Activity: Go through the entries below and copy every line that holds the word "shown".

[Records from a data source]
********************

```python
class BNDesc(C.Structure):
    _fields_ = [("gamma", _p), ("beta", _p), ("running_mean", _p), ("running_var", _p), ("num_batches_tracked", _p),
                ("eps", _f32), ("momentum", _f32), ("c", _i32), ("training", _i32)]

# ... 152 lines not shown
    "usc_adamw_step_scaled": (C.c_int, [_p, _p, _p, _p, _i64, _f32, _i32, _f32, _f32, _f32, _f32, _f32, _i64, _p]),
    "usc_elastic_displace": (C.c_int, [_p, _i32, _i64, _i32, _p, _i32, _i32, _i32, _p, _p, _p, _f64, _p, _p]),
    "usc_attn_max_queries": (_i32, []),
    "usc_attn_lse_stride": (_i32, [_i32]),
    "usc_attn_ws_bytes": (_i64, [_i32, _i32, _i32, _i32]),
    "usc_attn_fwd": (C.c_int, [_p, _p, _p, _p, _i32, _i32, _i32, _i32, _i32, _p, _p, _p, _i64, _p]),
    "usc_attn_bwd": (C.c_int, [_p, _p, _p, _p, _p, _p, _p, _i32, _i32, _i32, _i32, _i32, _p, _p, _p, _i32, _p, _i64, _p]),
    "usc_lsap_batch": (C.c_int, [_p, _i32, _i32, _i32, _p, _p, _p, _p]),
    "usc_criterion_ws_bytes": (_i64, [_i32, _i32, _i32]),
    "usc_criterion_ws_bytes_q": (_i64, [_i32, _i32, _i32, _i32]),
    "usc_criterion_target_bits": (C.c_int, [_p, _i32, _i32, _i32, _p, _p, _p]),
    "usc_criterion_costs": (C.c_int, [_p, _i32, _i32, _i32, _i32, _i32, _i32, _p, _p, _p, _i64, _i64, _i32, _p, _f32, _f32,
                                      _f32, _p, _p, _p, _p, _p, _p, _p, _i64, _p]),
    "usc_criterion_drop_counts": (C.c_int, [_p, _i32, _i32, _i32, _i32, _i32, _i32, _p, _p, _p, _p, _p]),
    "usc_criterion_losses": (C.c_int, [_p, _p, _p, _p, _p, _p, _p, _i32, _i32, _i32, _i32, _i32, _i32, _p, _p, _p, _p,
                                       _f32, _p, _p]),
    "usc_criterion_table": (C.c_int, [_p, _i32, _i32, _p, _p, _p]),
    "usc_criterion_backward": (C.c_int, [_p, _p, _i32, _i32, _i32, _i32, _i32, _i32, _p, _p, _p, _p, _p, _p, _p, _p, _p,
                                         _p, _p, _i32, _i64, _i64, _p, _p, _p]),
    "usc_self_attn_fwd": (C.c_int, [_p, _p, _p, _i32, _i32, _i32, _i32, _p, _p, _p]),
    "usc_self_attn_bwd": (C.c_int, [_p, _p, _p, _p, _p, _p, _i32, _i32, _i32, _i32, _p, _p, _p, _p]),
    "usc_linear_fwd": (C.c_int, [_p, _p, _p, _i32, _i32, _i32, _p, _p]),
    "usc_linear_bwd": (C.c_int, [_p, _p, _p, _i32, _i32, _i32, _p, _p, _p, _i32, _p]),
    "usc_layernorm_fwd": (C.c_int, [_p, _p, _p, _i64, _i32, _f32, _p, _p, _p, _p]),
    "usc_add_layernorm_fwd": (C.c_int, [_p, _p, _p, _p, _i64, _i32, _f32, _p, _p, _p, _p, _p]),
    "usc_linear_fwd_ex": (C.c_int, [_p, _p, _p, _p, _i32, _i32, _i32, _i32, _p, _p]),
    "usc_linear_fwd_pad": (C.c_int, [_p, _p, _p, _p, _i32, _i32, _i32, _i32, _p, _i32, _p]),
    "usc_linear_fwd_split": (C.c_int, [_p, _p, _p, _p, _i32, _i32, _i32, _i32, _i32, _p, _p]),
    "usc_linear_bwd_ex": (C.c_int, [_p, _p, _p, _p, _p, _i32, _i32, _i32, _p, _p, _p, _p, _i32, _p]),
    "usc_qkv_proj_bwd": (C.c_int, [_p, _p, _p, _p, _i32, _i32, _p, _p, _p, _p, _p, _i32, _p]),
    "usc_linear_bwd_ex2": (C.c_int, [_p, _p, _p, _p, _p, _i32, _i32, _i32, _p, _p, _p, _p, _p, _p, _i32, _p]),
    "usc_linear_heads_max": (_i32, []),
    "usc_linear_heads_dx": (C.c_int, [_p, _p, _i32, _i32, _i32, _i32, _p, _p]),
    "usc_layernorm_bwd_ws_bytes": (_i64, [_i64, _i32]),
    "usc_layernorm_bwd": (C.c_int, [_p, _p, _p, _p, _p, _i64, _i32, _p, _p, _p, _i32, _p, _i64, _p]),
    "usc_layernorm_bwd_ex": (C.c_int, [_p, _p, _p, _p, _p, _i64, _i32, _p, _p, _p, _p, _i32, _p, _i64, _p]),
    "usc_affine_rows": (C.c_int, [_p, _i32, _i64, _i32, _p, _p, _p]),
    "usc_colsum_sequential": (C.c_int, [_p, _i64, _i32, _i32, _p, _p]),
    "usc_col_sum_ws_bytes": (_i64, [_i64, _i32]),
    "usc_col_sum": (C.c_int, [_p, _i64, _i32, _p, _i32, _p, _i64, _p]),
    "usc_color_lut": (C.c_int, [_p, _i64, _i32, _p, _p, _i32, _p]),
    "usc_felz_face_normals": (C.c_int, [_p, _p, _i64, _p, _p]),
    "usc_felz_vertex_normals": (C.c_int, [_p, _p, _p, _i64, _p, _p]),
    "usc_felz_edge_weights": (C.c_int, [_p, _p, _p, _p, _i64, _p, _p, _p, _p]),
    "usc_felz_merge_host": (C.c_int, [_p, _p, _p, _i64, _i32, _f32, _i32, _p]),
    "usc_furthest_point_sampling": (C.c_int, [_p, _i32, _i32, _i32, _p, _p, _p]),
    "usc_fourier_posenc": (C.c_int, [_p, _i64, _p, _p, _p, _i32, _p, _p]),
    "usc_mask_gt_overlap": (C.c_int, [_p, _i64, _i32, _i64, _p, _i32, _p, _p]),
    "usc_vit_attn_head_dim": (_i32, []),
    "usc_vit_attn_fwd": (C.c_int, [_p, _i32, _i32, _i32, _f32, _i32, _p, _p]),
    "usc_instance_index": (C.c_int, [_p, _i64, _i32, _p, _i32, _p, _p, _p, _p]),
    "usc_instance_select": (C.c_int, [_p, _i64, _i32, _p, _i32, _p, _p, _p, _i32, _i64, _p, _p, _p, _p]),
    "usc_instance_masks": (C.c_int, [_p, _i64, _p, _i32, _i32, _p, _p, _i32, _i64, _p, _p]),
    "usc_freemask_normalize": (C.c_int, [_p, _i64, _i32, _p, _p, _p]),
    "usc_freemask_ws_bytes": (_i64, [_i64, _i64]),
    "usc_freemask_rowstats": (C.c_int, [_p, _p, _i64, _p, _p, _i64, _i32, _p, _p, _p, _i64, _p]),
    "usc_freemask_bits": (C.c_int, [_p, _p, _i64, _p, _p, _p, _i64, _i32, _p, _p, _f32, _p, _p, _p, _p, _i64, _p]),
    "usc_freemask_soft_rows": (C.c_int, [_p, _p, _i64, _p, _p, _p, _i64, _i32, _p, _p, _p, _i32, _p, _p]),
    "usc_mask_bits_extent": (C.c_int, [_p, _i64, _i64, _p, _p, _p, _p]),
    "usc_mask_bits_nms_ws_bytes": (_i64, [_i64]),
    "usc_mask_bits_nms": (C.c_int, [_p, _p, _i64, _p, _i32, _f32, _p, _p, _i64, _p]),
    "usc_mask_bits_max_segments": (_i32, []),
    "usc_maxpool_down2_i32": (C.c_int, [_p, _i64, _p, _i64, _p, _p]),
    "usc_mask_bits_components": (C.c_int, [_p, _i64, _i32, _p, _i32, _p, _p, _p, _p, _p]),
    "usc_mask_bits_split": (C.c_int, [_p, _i32, _i32, _p, _p, _p, _p, _i64, _p, _p, _p, _p, _p, _p, _p, _p]),
    "usc_mask_bits_nms_weighted": (C.c_int, [_p, _p, _p, _i64, _p, _i32, _f32, _p, _p, _i64, _p]),
    "usc_softmask_stats_ws_bytes": (_i64, [_i64, _i32]),
    "usc_softmask_stats": (C.c_int, [_p, _p, _i64, _i32, _f32, _p, _p, _p, _p, _i64, _p]),
    "usc_softmask_table": (C.c_int, [_p, _i64, _i32, _f32, _p, _i32, _p, _p, _p]),
    "usc_mesh_vertex_normals": (C.c_int, [_p, _p, _p, _p, _i64, _i64, _p, _p]),
    "usc_mask_columns_to_bits": (C.c_int, [_p, _i64, _i32, _p, _p, _p]),
    "usc_mask_bits_gather": (C.c_int, [_p, _i64, _p, _i64, _i32, _p, _p, _p]),
    "usc_mask_bits_count": (C.c_int, [_p, _i32, _i64, _p, _p]),
    "usc_selftrain_merge_lds_words": (_i32, [_i32]),
    "usc_selftrain_merge": (C.c_int, [_p, _p, _i32, _i64, _p, _i32, _p, _p, _p, _p]),
    "usc_mask_bits_to_columns": (C.c_int, [_p, _p, _i32, _i64, _p, _i64, _i32, _p]),
    "usc_mask_bits_to_columns_u8": (C.c_int, [_p, _p, _i32, _i64, _p, _i64, _i32, _p]),
    "usc_mask_bits_max_segments_wide": (_i32, []),
    "usc_mask_columns_to_segment_bits": (C.c_int, [_p, _i64, _i32, _p, _p, _i32, _p, _p]),
    "usc_mask_bits_components_wide": (C.c_int, [_p, _i64, _i32, _p, _i32, _p, _p, _p, _p, _p, _p]),
    "usc_segment_parts_to_columns": (C.c_int, [_p, _i32, _i32, _p, _p, _i32, _p, _i64, _p, _p]),
}


class LaunchStat(C.Structure):
    _fields_ = [("n_out", _i64), ("cin", _i32), ("cout", _i32), ("K", _i32), ("nb", _i32)]


def _load():
    if not os.path.exists(LIB_PATH):
        raise ImportError(
            f"{LIB_PATH} is missing: build the HIP extension first "
            "(`python -c 'import __graft_entry__ as g; g.build()'`). "
            "unscene3d_amd has no CPU fallback."
        )
    lib = C.CDLL(LIB_PATH)
    for name, (res, args) in SIGNATURES.items():
        fn = getattr(lib, name)
        fn.restype = res
        fn.argtypes = args
    return lib


lib = _load()
if lib.usc_step_size() != C.sizeof(Step):
    raise ImportError(f"unscene3d_amd._lib.Step ({C.sizeof(Step)} bytes) does not mirror usc_step "
# ... 19 lines not shown
```

### unscene3d_amd/csrc/targets.hip

```cpp
#include "common.h"

namespace usc {

constexpr int kTgtBlock = 256;
constexpr int kTgtWindow = 2048;
constexpr int kTgtWaveRows = 256;
constexpr int kTgtRowsPerBlock = 8;

__global__ void instance_index_init_kernel(int32_t u, int32_t* __restrict__ count, int32_t* __restrict__ first) {
  for (int32_t i = blockIdx.x * blockDim.x + threadIdx.x; i < u; i += gridDim.x * blockDim.x) {
    count[i] = 0;
    first[i] = INT32_MAX;
  }
}

__device__ inline int32_t find_rank(const int64_t* __restrict__ ids, int32_t u, int64_t v) {
  int32_t lo = 0, hi = u;
  while (lo < hi) {
    const int32_t mid = (lo + hi) >> 1;
    if (ids[mid] < v) lo = mid + 1; else hi = mid;
  }
  return (lo < u && ids[lo] == v) ? lo : -1;
}

// ... 87 lines not shown
  const int64_t base = ((int64_t)blockIdx.x * (kTgtBlock / 64) + wave) * kTgtWaveRows;
  if (base >= n) return;
  const int len = (int)min((int64_t)kTgtWaveRows, n - base);

  int32_t sl[4];
#pragma unroll
  for (int k = 0; k < 4; ++k) {
    const int64_t r = base + 64 * k + lane;
    sl[k] = -1;
    if (r < n) {
      const int32_t q = rank[r];
      if ((uint32_t)q < (uint32_t)u) {
        const int32_t t = slot[q];
        if ((uint32_t)t < (uint32_t)t_total) sl[k] = t;
      }
    }
  }
  if (segment_mask != nullptr && blockIdx.y == 0) {
#pragma unroll
    for (int k = 0; k < 4; ++k) {
      if (sl[k] >= 0) {
        const int64_t sg = seg[(base + 64 * k + lane) * seg_ld];
        if ((uint64_t)sg < (uint64_t)s) segment_mask[(int64_t)sl[k] * s + sg] = 1;
      }
    }
  }

  const int t0 = blockIdx.y * kTgtRowsPerBlock;
  const int t1 = min(t_total, t0 + kTgtRowsPerBlock);
  for (int t = t0; t < t1; ++t) {
    const uint64_t b0 = __ballot(sl[0] == t), b1 = __ballot(sl[1] == t);
    const uint64_t b2 = __ballot(sl[2] == t), b3 = __ballot(sl[3] == t);
    uint8_t* row = masks + (int64_t)t * n + base;
    const int m = (int)((uintptr_t)row & 3);
    const int j_lo = m ? 1 : 0;
    const int j_hi = (len + m) >> 2;
    if (lane >= j_lo && lane < j_hi) {
      const int i0 = 4 * lane - m;
      const int q = i0 >> 6, o = i0 & 63;
      const uint64_t cur = q == 0 ? b0 : q == 1 ? b1 : q == 2 ? b2 : b3;
      const uint64_t nxt = q == 0 ? b1 : q == 1 ? b2 : q == 2 ? b3 : 0;
      uint32_t bits = (uint32_t)(cur >> o);
      if (o > 60) bits |= (uint32_t)(nxt << (64 - o));
      const uint32_t word = (bits & 1u) | ((bits & 2u) << 7) | ((bits & 4u) << 14) | ((bits & 8u) << 21);
      *reinterpret_cast<uint32_t*>(row + i0) = word;
    }
    const int head_n = min(max(4 * j_lo - m, 0), len);
    if (lane < head_n) row[lane] = (uint8_t)ballot_bit(b0, b1, b2, b3, lane);
    const int tail = max(4 * j_hi - m, head_n) + lane;
    if (tail < len) row[tail] = (uint8_t)ballot_bit(b0, b1, b2, b3, tail);
  }
}

}
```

********************

Task answer:
# ... 152 lines not shown
# ... 19 lines not shown
// ... 87 lines not shown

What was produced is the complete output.